First-line treatment with fludarabine plus mitoxantrone was more effective than cyclophosphamide, doxorubicin, vincristine and prednisone (CHOP) in patients with follicular lymphoma and more effective than a CHOP-like regimen of cyclophosphamide, doxorubicin, vindesine and prednisone (CHVP) in patients with indolent non-Hodgkin’s lymphoma, based on the primary endpoint measures of overall response after six cycles of treatment and complete response. Although first-line treatment with fludarabine was as effective as combination therapy with fludarabine plus idarubicin with regard to the complete response rate, combination therapy was more effective than monotherapy with regard to relapse-free and progression-free survival at 36 months, and was as effective as monotherapy with regard to the overall response rate.
The efficacy of intravenous fludarabine is improved by the addition of rituximab immunotherapy in conjunction with chemotherapy and/or as subsequent maintenance therapy. In patients with follicular lymphoma, the response to first-line treatment with fludarabine plus mitoxantrone was maintained or increased with subsequent rituximab therapy. Likewise, the efficacy of fludarabine, cyclophosphamide and mitoxantrone given in conjunction with rituximab was improved in previously treated patients with follicular or mantle cell lymphoma; the benefits of initial treatment were maintained and a longer response duration was seen with subsequent rituximab therapy than with no further treatment.
Oral fludarabine monotherapy has shown efficacy in the second-line treatment of patients with B-cell non-Hodgkin’s lymphoma, with almost two-thirds of patients showing an overall response and one-third of patients showing a complete response to oral fludarabine treatment.
In general, intravenous fludarabine monotherapy showed tolerability similar to that of CHOP-like regimens (CVP and CHVP) in previously treated and untreated adults with various types of non-Hodgkin’s lymphoma. Intravenous fludarabine as a component of combination therapy generally had a better non-haematological adverse-event profile than the CHOP and CVP regimens, and a similar haematological adverse event profile to the CHVP regimen, in previously untreated patients. The most common adverse events with intravenous fludarabine, as mono- or combination-therapy, and oral fludarabine monotherapy include myelosuppression, nausea, vomiting, diarrhoea, fever and infection. Fludarabine may also be associated with suppression of bone marrow function, autoimmune haemolytic anaemia and severe neurological effects. In phase III trials, markedly higher rates of haematological adverse events were observed in treatment-naive and previously treated patients receiving intravenous fludarabine monotherapy than in those receiving CVP treatment, and significantly more previously treated patients with low-grade non-Hodgkin’s lymphoma receiving intravenous fludarabine monotherapy than those receiving CVP experienced lower leucocyte counts (WHO grade 3 or 4).
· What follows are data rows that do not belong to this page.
# vocdoni/gnark-crypto-primitives

Measured on AMD Instinct MI355X. Metric: proofs/sec, Arbo-160 Poseidon SMT-verifier circuit, Groth16/BN254, higher is better.
Workload: dtype u32x8 Montgomery (254-bit integer)

## Files before the change

gnark_crypto_primitives_amd/csrc/api.hip:

```cpp
#include <algorithm>

#include "zkmi_internal.h"
#include "comb_plan.h"
#include "ff29.h"
#include "ec29.h"

using namespace zk;

namespace zk {

int ensure_scratch(zkmi_ctx* ctx, DevBuf& s, size_t bytes, void** out) {
  if (s.bytes < bytes) {
    if (s.p) {
      hipStreamSynchronize(ctx->stream);
      if (ctx->stream2) hipStreamSynchronize(ctx->stream2);
      if (ctx->stream3) hipStreamSynchronize(ctx->stream3);
      hipFree(s.p);
      s.p = nullptr;
      s.bytes = 0;
    }
    hipError_t e = hipMalloc(&s.p, bytes);
    if (e != hipSuccess) {
      ctx->err = "hipMalloc(" + std::to_string(bytes) + " B) failed: " + hipGetErrorString(e) +
                 " (the working set of this batch does not fit beside the MSM tables: load the key"
                 " with zkmi_pk_desc.max_batch >= the batch size, or with a table_budget_bytes cap)";
      s.p = nullptr;
      return ZKMI_ERR_OOM;
    }
    s.bytes = bytes;
  }
  if (out) *out = s.p;
  return ZKMI_OK;
}

int require_idle(zkmi_ctx* ctx) {
  if (!ctx->sets[0].pending && !ctx->sets[1].pending) return ZKMI_OK;
  ctx->err = "a submitted prove batch is in flight; collect it first";
  return ZKMI_ERR_ARG;
}

template <class P>
__global__ __launch_bounds__(256) void field_mul_kernel(const Fp<P>* a, const Fp<P>* b, Fp<P>* r,
                                                        size_t n) {
  size_t i = (size_t)blockIdx.x * blockDim.x + threadIdx.x;
  const size_t stride = (size_t)gridDim.x * blockDim.x;
  for (; i < n; i += stride) r[i] = mul(a[i], b[i]);
}

template <class P>
// ... 207 lines not shown
  const size_t Bp = round_up(batch, 64);
  const SetBytes sb = prove_set_bytes(value_rows, (size_t)1 << pk->log_n, n_staged, batch, Bp);
  int rc;
  for (zkmi_ctx::ProveSet* T : {&ctx->sets[ctx->next_submit ^ 1], &S}) {
    if (T->pending) continue;
    if ((rc = ensure_scratch(ctx, T->slots, sb.slots)) || (rc = ensure_scratch(ctx, T->a, sb.abc)) ||
        (rc = ensure_scratch(ctx, T->b, sb.abc)) || (rc = ensure_scratch(ctx, T->c, sb.abc)) ||
        (rc = ensure_scratch(ctx, T->misc, sb.misc)) ||
        (rc = ensure_scratch(ctx, T->sums, sums_bytes(Bp))))
      return rc;
  }
  char* const staged = (char*)S.misc.p + Bp * 100;
  S.rs = S.misc.p;
  S.st = (char*)S.misc.p + Bp * 96;
  if (stage) *stage = staged;
  S.heavy_enqueued = false;
  S.batch = batch;
  S.Bp = Bp;
  S.pk = pk;
  *main = ctx->stream;
  ctx->stream = ctx->stream2;
  hipEventRecord(S.ev0, ctx->stream);
  const void* rs_dev;
  rc = device_view(ctx, rs, batch * 64, staged + batch * n_staged * 32, &rs_dev);
  if (!rc) rc = transpose_in(ctx, rs_dev, S.rs, 2, batch, Bp, 32);
  return rc ? prove_set_end(ctx, *main, rc) : ZKMI_OK;
}

int prove_set_end(zkmi_ctx* ctx, hipStream_t main, int rc) {
  zkmi_ctx::ProveSet& S = ctx->sets[ctx->next_submit];
  hipEventRecord(S.ev1, ctx->stream);
  ctx->stream = main;
  if (rc) {
    hipStreamSynchronize(ctx->stream2);
    return rc;
  }
  S.pending = true;
  ctx->next_submit ^= 1;
  return ZKMI_OK;
}

}

extern "C" {

int zkmi_init(int device, zkmi_ctx** out) {
  if (!out) return ZKMI_ERR_ARG;
  *out = nullptr;
  int count = 0;
  if (hipGetDeviceCount(&count) != hipSuccess || count <= 0) return ZKMI_ERR_NO_DEVICE;
  if (device < 0 || device >= count) return ZKMI_ERR_ARG;
  if (hipSetDevice(device) != hipSuccess) return ZKMI_ERR_HIP;
  auto* ctx = new zkmi_ctx();
  ctx->device = device;
  if (hipStreamCreateWithFlags(&ctx->stream, hipStreamNonBlocking) != hipSuccess) {
    delete ctx;
    return ZKMI_ERR_HIP;
  }
  if (hipStreamCreateWithFlags(&ctx->stream2, hipStreamNonBlocking) != hipSuccess) {
    hipStreamDestroy(ctx->stream);
    delete ctx;
    return ZKMI_ERR_HIP;
  }
  if (hipStreamCreateWithFlags(&ctx->stream3, hipStreamNonBlocking) != hipSuccess) {
    hipStreamDestroy(ctx->stream2);
    hipStreamDestroy(ctx->stream);
    delete ctx;
    return ZKMI_ERR_HIP;
  }
  for (auto& st : ctx->sets) {
    hipEventCreate(&st.ev0);
    hipEventCreate(&st.ev1);
    for (auto& e : st.evq) hipEventCreate(&e);
    for (auto& e : st.eva) hipEventCreate(&e);
    for (auto& p : st.msm_ev) {
      hipEventCreate(&p[0]);
      hipEventCreate(&p[1]);
    }
  }
  for (auto& e : ctx->ev) hipEventCreate(&e);
  for (auto& e : ctx->part_ev) hipEventCreateWithFlags(&e, hipEventDisableTiming);
  for (auto& e : ctx->acc_ev) hipEventCreateWithFlags(&e, hipEventDisableTiming);
  ctx->plans.reserve(32);
  *out = ctx;
  return ZKMI_OK;
}

void zkmi_destroy(zkmi_ctx* ctx) {
  if (!ctx) return;
  hipSetDevice(ctx->device);
  hipStreamSynchronize(ctx->stream);
  hipStreamSynchronize(ctx->stream2);
  hipStreamSynchronize(ctx->stream3);
  for (auto& st : ctx->sets) {
    if (st.ev0) hipEventDestroy(st.ev0);
    if (st.ev1) hipEventDestroy(st.ev1);
    for (auto& e : st.evq)
      if (e) hipEventDestroy(e);
    for (auto& e : st.eva)
      if (e) hipEventDestroy(e);
    for (auto& p : st.msm_ev) {
      if (p[0]) hipEventDestroy(p[0]);
      if (p[1]) hipEventDestroy(p[1]);
    }
  }
  hipStreamDestroy(ctx->stream2);
  hipStreamDestroy(ctx->stream3);
  for (auto& p : ctx->plans) free_plan(p);
  for (auto& st : ctx->sets)
    for (DevBuf* b : {&st.slots, &st.a, &st.b, &st.c, &st.misc, &st.sums, &st.commit})
      if (b->p) hipFree(b->p);
  for (DevBuf* b : {&ctx->ntt_tmp, &ctx->build_tmp, &ctx->msm_digits, &ctx->msm_sint,
                    &ctx->msm_rowvar, &ctx->msm_part[0], &ctx->msm_part[1], &ctx->side_part2, &ctx->side_part3})
    if (b->p) hipFree(b->p);
  witness_ring_free(ctx);
  for (auto& e : ctx->ev)
    if (e) hipEventDestroy(e);
  for (auto& e : ctx->part_ev)
    if (e) hipEventDestroy(e);
  for (auto& e : ctx->acc_ev)
    if (e) hipEventDestroy(e);
  hipStreamDestroy(ctx->stream);
  delete ctx;
}

const char* zkmi_last_error(zkmi_ctx* ctx) { return ctx ? ctx->err.c_str() : "null context"; }

int zkmi_sync(zkmi_ctx* ctx) {
  ZK_HIP(hipStreamSynchronize(ctx->stream));
  return ZKMI_OK;
}

void* zkmi_stream(zkmi_ctx* ctx) { return (void*)ctx->stream; }

int zkmi_field_mul(zkmi_ctx* ctx, int which, const void* a, const void* b, void* r, size_t n) {
  ZK_HIP(hipSetDevice(ctx->device));
  Staged sa(ctx), sb(ctx), sr(ctx);
  int rc;
  if ((rc = sa.in(a, n * 32)) || (rc = sb.in(b, n * 32)) || (rc = sr.out(r, n * 32))) return rc;
  if (n == 0) return ZKMI_OK;
  unsigned g = (unsigned)((n + 255) / 256);
  if (g > 8192) g = 8192;
  if (which == 0)
    hipLaunchKernelGGL((field_mul_kernel<FrParams>), dim3(g), dim3(256), 0, ctx->stream,
                       (const Fr*)sa.dev, (const Fr*)sb.dev, (Fr*)sr.dev, n);
  else
    hipLaunchKernelGGL((field_mul_kernel<FqParams>), dim3(g), dim3(256), 0, ctx->stream,
                       (const Fq*)sa.dev, (const Fq*)sb.dev, (Fq*)sr.dev, n);
  ZK_HIP(hipGetLastError());
  if ((rc = sr.finish())) return rc;
  ZK_HIP(hipStreamSynchronize(ctx->stream));
  return ZKMI_OK;
}
// ... 137 lines not shown
    if (rc != ZKMI_ERR_OOM || !may_relax) return rc;
    if (plan.comb) {
      if (plan.comb <= 8) return rc;
      plan = plan_comb(plan.comb - 1, plan.comb_signed != 0);
    } else if (plan.shared) {
      if (plan.bits[0] <= 4) return rc;
      plan = plan_shared(plan.bits[0] - 1);
    } else {
      if (plan.W >= 64) return rc;
      plan = plan_with_windows(plan.W + 1);
    }
  }
}

static bool window_bits_ok(int wb) {
  return wb == 0 || (wb >= 2 && wb <= 16) || (wb >= 104 && wb <= 116) ||
         (wb >= 202 && wb <= 220) || (wb >= 303 && wb <= 321);
}
static WinPlan plan_explicit(int wb) {
  return wb >= 300   ? plan_comb(wb - 300, true)
         : wb >= 200 ? plan_comb(wb - 200, false)
         : wb >= 100 ? plan_shared(wb - 100)
                     : plan_uniform(wb);
}
static double prove_working_set_bytes(uint32_t log_n, size_t n_slots, size_t n_in, size_t max_batch,
                                      size_t n_msm_max, size_t n_commitments) {
  const size_t Bp = round_up(max_batch ? max_batch : 1024, 64);
  const size_t n = (size_t)1 << log_n;
  const SetBytes sb = prove_set_bytes(n_slots, n, n_in, Bp, Bp);
  const double set = (double)(sb.slots + 3 * sb.abc + sb.misc + sums_bytes(Bp) +
                              commit_buffer_bytes(n_commitments, Bp));
  const double digits = 254.0 * (double)((n_msm_max + 15) / 16) * Bp * 4;
  const double sint = (double)n_msm_max * Bp * 32;
  const double partials = 2 * 21.0 * 254 * Bp * 256;
  const double ring = 3.0 * std::max(68e6, (double)n_in * 32 * 64);
  return 2 * set + (double)n * Bp * 32 + digits + sint + partials + ring + 2e9 + 1e9;
}
static double free_hbm_bytes() {
  size_t free_b = 0, total_b = 0;
  if (hipMemGetInfo(&free_b, &total_b) != hipSuccess) free_b = (size_t)64 << 30;
  return (double)free_b;
}
static double usable_table_bytes_standalone(size_t n) {
  const double ws = (double)n * 1024 * 32 * 2 + 254.0 * ((n + 15) / 16) * 1024 * 4 +
                    21.0 * 254 * 1024 * 256 + 3e9;
  const double usable = free_hbm_bytes() - ws;
  return usable > 0 ? usable : 0.0;
}

int zkmi_msm_bases_load(zkmi_ctx* ctx, int group, const void* bases, size_t n, int window_bits,
                        zkmi_msm_bases** out) {
  return zkmi_msm_bases_load_image(ctx, group, bases, n, window_bits, 0, out);
}

int zkmi_msm_bases_load_image(zkmi_ctx* ctx, int group, const void* bases, size_t n,
                              int window_bits, int image, zkmi_msm_bases** out) {
  ZK_HIP(hipSetDevice(ctx->device));
  if (!out) return ZKMI_ERR_ARG;
  if (image != 0 && image != 1) {
    ctx->err = "image must be 0 (x * 2^256) or 1 (x * 2^261)";
    return ZKMI_ERR_ARG;
  }
  if (!window_bits_ok(window_bits)) {
    ctx->err = "window_bits must be 0 (auto), in [2,16], 100 + [4,16], 200 + [2,20] or 300 + [3,21]";
    return ZKMI_ERR_ARG;
  }
  Staged sb(ctx);
// ... 596 lines not shown
    }
    if (!rc) rc = solve_rows(ctx, cs, slots, a, b, c, st, Bp, begin, cs->n_rows);
    if (!rc) rc = commit_finish_submit(ctx, S);
  }
  return prove_set_end(ctx, main, rc);
}

static int enqueue_heavy(zkmi_ctx* ctx, int si) {
  zkmi_ctx::ProveSet& S = ctx->sets[si];
  const zkmi_pk* pk = S.pk;
  const bool fd = S.f_domain;
  const size_t Bp = S.Bp, batch = S.batch, n = (size_t)1 << pk->log_n;
  NttPlan* plan;
  int rc = get_plan(ctx, (int)pk->log_n, &plan);
  if (rc) return rc;
  void* t0;
  if ((rc = ensure_scratch(ctx, ctx->ntt_tmp, n * Bp * 32, &t0))) return rc;
  SumsView v(S.sums.p, Bp);
  Fr* rs_bi = (Fr*)S.rs;
  Fr* slots = (Fr*)S.slots.p;
  ZK_HIP(hipStreamWaitEvent(ctx->stream, S.ev1, 0));
  hipEventRecord(S.evq[0], ctx->stream);
  Fr* h;
  if ((rc = pk->folded ? compute_ab_coset_bi(ctx, plan, (Fr*)S.a.p, (Fr*)S.b.p, (Fr*)t0, Bp,
                                             S.n_constraints, &h, fd)
                       : compute_h_bi(ctx, plan, (Fr*)S.a.p, (Fr*)S.b.p, (Fr*)S.c.p, (Fr*)t0, Bp,
                                      S.n_constraints, &h, fd)))
    return rc;
  hipEventRecord(S.evq[1], ctx->stream);
  S.msm_ev_used = 0;
  ctx->msm_ev_set = si;
  const bool d1 = pk->Z->plan.shared || pk->Z->plan.comb;
  const bool d2 = pk->B2->plan.shared || pk->B2->plan.comb;
  hipStream_t q3 = ctx->stream3;
  uint8_t* rv = nullptr;
  if (pk->A->plan.comb || pk->B2->plan.comb) {
    void* p;
    if ((rc = ensure_scratch(ctx, ctx->msm_rowvar, pk->n_wires, &p)) ||
        (rc = msm_rows_vary(ctx, slots, pk->n_wires, Bp, batch, (uint8_t*)p))) {
      ctx->msm_ev_set = -1;
      return rc;
    }
    rv = (uint8_t*)p;
  }
  if ((rc = msm_run(ctx, pk->A, slots, pk->a_wire, Bp, batch, v.sA, fd, d1 ? v.w1[0] : nullptr, q3,
                    rv)) ||
      (rc = msm_run(ctx, pk->B1, slots, pk->b_wire, Bp, batch, v.sB1, fd, d1 ? v.w1[1] : nullptr, q3,
                    rv)) ||
      (rc = msm_run(ctx, pk->K, slots, pk->k_wire, Bp, batch, v.sK, fd, d1 ? v.w1[2] : nullptr, q3,
                    rv)) ||
      (rc = msm_run(ctx, pk->Z, h, nullptr, Bp, batch, v.sZ, false, d1 ? v.w1[3] : nullptr, q3,
                    nullptr, true))) {
    ctx->msm_ev_set = -1;
    return rc;
  }
  hipEventRecord(S.evq[2], ctx->stream);
  rc = msm_run(ctx, pk->B2, slots, pk->b_wire, Bp, batch, v.sB2, fd, d2 ? v.w2 : nullptr, q3, rv);
  ctx->msm_ev_set = -1;
  if (rc) return rc;
  hipEventRecord(S.evq[3], ctx->stream);
  {
    hipStream_t main_stream = ctx->stream;
    ZK_HIP(hipStreamWaitEvent(q3, S.ev1, 0));
    ctx->stream = q3;
    hipLaunchKernelGGL(rs_prep_kernel, dim3((unsigned)(Bp / 64)), dim3(64), 0, q3, rs_bi, Bp);
    (void)((rc = msm_run(ctx, pk->D1, rs_bi, pk->idx3 + 0, Bp, batch, v.tR)) ||
           (rc = msm_run(ctx, pk->D1, rs_bi, pk->idx3 + 1, Bp, batch, v.tS)) ||
           (rc = msm_run(ctx, pk->D1, rs_bi, pk->idx3 + 2, Bp, batch, v.tNRS)) ||
           (rc = msm_run(ctx, pk->D2, rs_bi, pk->idx3 + 1, Bp, batch, v.tS2)));
    ctx->stream = main_stream;
    if (rc) return rc;
  }
  if ((rc = commit_pok(ctx, S))) return rc;
  hipEventRecord(S.evq[4], ctx->stream);
  S.heavy_enqueued = true;
  return ZKMI_OK;
}
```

However, in the same trials, significantly fewer fludarabine than CVP recipients presented with neurotoxicity and fewer fludarabine plus mitoxantrone than CHVP recipients experienced alopecia. In two phase III trials, discontinuation of treatment because of adverse events and death was observed in more fludarabine than CVP or CHVP recipients. A total of 17 possible treatment-related deaths were reported in three phase III trials of fludarabine mono- or combination therapy.